-------- DATASET RECORDS

     pb.nb = (int)cdiv(nfold, pb.rf);
     pb.nwg = c->bins_nwg;
     pb.nsh = std::max((i64)N * S >= (i64)8 << 20 ? 8 : 4, std::min(PB_NSH_MAX, 256 / std::max(1, pb.nb)));
     pb.cap = (int)std::max<i64>(64, (i64)scale * cdiv((i64)N * S, (i64)pb.nb * pb.nwg));
-    const size_t ne = (size_t)pb.nb * pb.nwg * pb.cap;
-    const bool got = hipMalloc((void **)&pb.ent, ne * sizeof(double4)) == hipSuccess &&
-                     hipMalloc((void **)&pb.part, (size_t)pb.nb * pb.nsh * 3 * 2 * pb.rf * H * sizeof(double)) == hipSuccess &&
-                     hipMalloc((void **)&pb.gcnt, (size_t)pb.nb * pb.nwg * sizeof(int)) == hipSuccess;
+    pb.pcap = (int)std::max<i64>(64, (i64)3 * cdiv((i64)N * S, (i64)pb.nb * pb.nwg));
+    pb.pnsh = c->pair_pnsh > 0 ? c->pair_pnsh : pb.nsh;
+    const size_t ne = (size_t)pb.nb * pb.nwg * pb.cap, np = (size_t)pb.nb * pb.nwg * pb.pcap;
+    const bool pair = c->model == EVOAMD_MODEL_SSSC;
+    bool got = hipMalloc((void **)&pb.ent, ne * sizeof(double4)) == hipSuccess &&
+               hipMalloc((void **)&pb.part, (size_t)pb.nb * pb.nsh * 3 * 2 * pb.rf * H * sizeof(double)) == hipSuccess &&
+               hipMalloc((void **)&pb.gcnt, (size_t)pb.nb * pb.nwg * sizeof(int)) == hipSuccess;
+    if (got && pair)
+      got = hipMalloc((void **)&pb.pent, np * sizeof(double2)) == hipSuccess &&
+            hipMalloc((void **)&pb.pkey, np * sizeof(unsigned short)) == hipSuccess &&
+            hipMalloc((void **)&pb.ppart, (size_t)pb.nb * pb.pnsh * 2 * 2 * pb.rf * H * sizeof(double)) == hipSuccess &&
+            hipMalloc((void **)&pb.pcnt, (size_t)pb.nb * pb.nwg * sizeof(int)) == hipSuccess;
     if (got) {
       HIP_TRY(hipMemsetAsync(pb.gcnt, 0, (size_t)pb.nb * pb.nwg * sizeof(int), c->stream));
+      if (pb.pcnt) HIP_TRY(hipMemsetAsync(pb.pcnt, 0, (size_t)pb.nb * pb.nwg * sizeof(int), c->stream));
       c->pbins = pb;
       c->bins_scale_cur = scale;
     } else {
       (void)hipGetLastError();
-      if (pb.ent) (void)hipFree(pb.ent);
-      if (pb.part) (void)hipFree(pb.part);
-      if (pb.gcnt) (void)hipFree(pb.gcnt);
+      for (void *p : {(void *)pb.ent, (void *)pb.part, (void *)pb.gcnt, (void *)pb.pent, (void *)pb.pkey, (void *)pb.pcnt,
+                      (void *)pb.ppart})
+        if (p) (void)hipFree(p);
     }
   }
   return 0;
@@ -2588,6 +2609,15 @@
   if (c->model == EVOAMD_MODEL_SSSC && !masked && c->pbins.ent &&
       (c->pair_bins == 2 || (c->pair_bins == 1 && N * (i64)c->S >= (i64)c->bins_min * 1024)))
     pb = c->pbins;
+  if (pb.pent && c->pair_records) {
+    if (c->need_known) {
+      const double n34 = c->res_cnt[0] - c->res_cnt[1], n58 = c->res_cnt[1] - c->res_cnt[2];
+      if (6.0 * n34 + 28.0 * n58 <= (double)N * c->S / 16.0) pb.nsh = std::min(pb.nsh, 2);
+    }
+  } else {
+    pb.pent = nullptr;
+    pb.ppart = nullptr;
+  }
 
   bool bsc_wave = false;
   int bsc_grid = 0;
@@ -2728,6 +2758,9 @@
         const i64 per_bin = (i64)pb.nwg * pb.cap;
         pb.nwg = std::min(pb.nwg, c->n_cu);
         pb.cap = (int)std::min<i64>(per_bin / pb.nwg, 1 << 30);
+        pb.nsh = c->pbins.nsh;
+        pb.pent = nullptr;
+        pb.ppart = nullptr;
       }
       if (census) {
         r = ensure_census(c);
@@ -2857,7 +2890,11 @@
       }
       if (pb.ent) {
         SpanGuard g(c, KID_STATS);
-        pair_bins_reduce_kernel<<<pb.nb * pb.nsh, PB_RTHREADS, (size_t)3 * 2 * pb.rf * H * sizeof(double), c->stream>>>(pb, H, ci > 0);
+        if (pb.pent)
+          pair_bins_reduce2_kernel<<<pb.nb * (2 * pb.nsh + pb.pnsh), PB_RTHREADS, (size_t)2 * 2 * pb.rf * H * sizeof(double),
+                                     c->stream>>>(pb, H, ci > 0);
+        else
+          pair_bins_reduce_kernel<<<pb.nb * pb.nsh, PB_RTHREADS, (size_t)3 * 2 * pb.rf * H * sizeof(double), c->stream>>>(pb, H, ci > 0);
         HIP_TRY(hipGetLastError());
         DBG_SYNC(c, "pair bins reduce");
       }
diff --git a/evo_amd/csrc/kernels_sssc.hpp b/evo_amd/csrc/kernels_sssc.hpp
--- a/evo_amd/csrc/kernels_sssc.hpp
+++ b/evo_amd/csrc/kernels_sssc.hpp
@@ -786,11 +786,12 @@
   double *rowB = accD + H + (size_t)wave * H;
   double4 *d1s = (double4 *)(accD + H + (size_t)W * H);
   const bool binned = pb.ent != nullptr;
+  const bool precs = binned && pb.pent != nullptr;
   for (int i = threadIdx.x; i < 3 * H; i += 64 * W) accS[i] = 0.0;
   if (HWT > 0 || stage)
     for (int i = threadIdx.x; i < H; i += 64 * W) d1s[i] = a.D1[i];
   if (binned)
-    for (int i = threadIdx.x; i < pb.nb; i += 64 * W) bcnt[i] = CEN ? pb.gcnt[(size_t)i * pb.nwg + blockIdx.x] : 0;
+    for (int i = threadIdx.x; i < pb.nb; i += 64 * W) bcnt[i] = CEN && !precs ? pb.gcnt[(size_t)i * pb.nwg + blockIdx.x] : 0;
   __syncthreads();
   const int shard = (int)(blockIdx.x & (LIST_SHARDS - 1));
   const double s = a.s2inv;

----------------

▶ [THE PROBLEM]:
Tally the lines above that include the word "const"; answer with the total only.

▶ [ANSWER BOX]:
10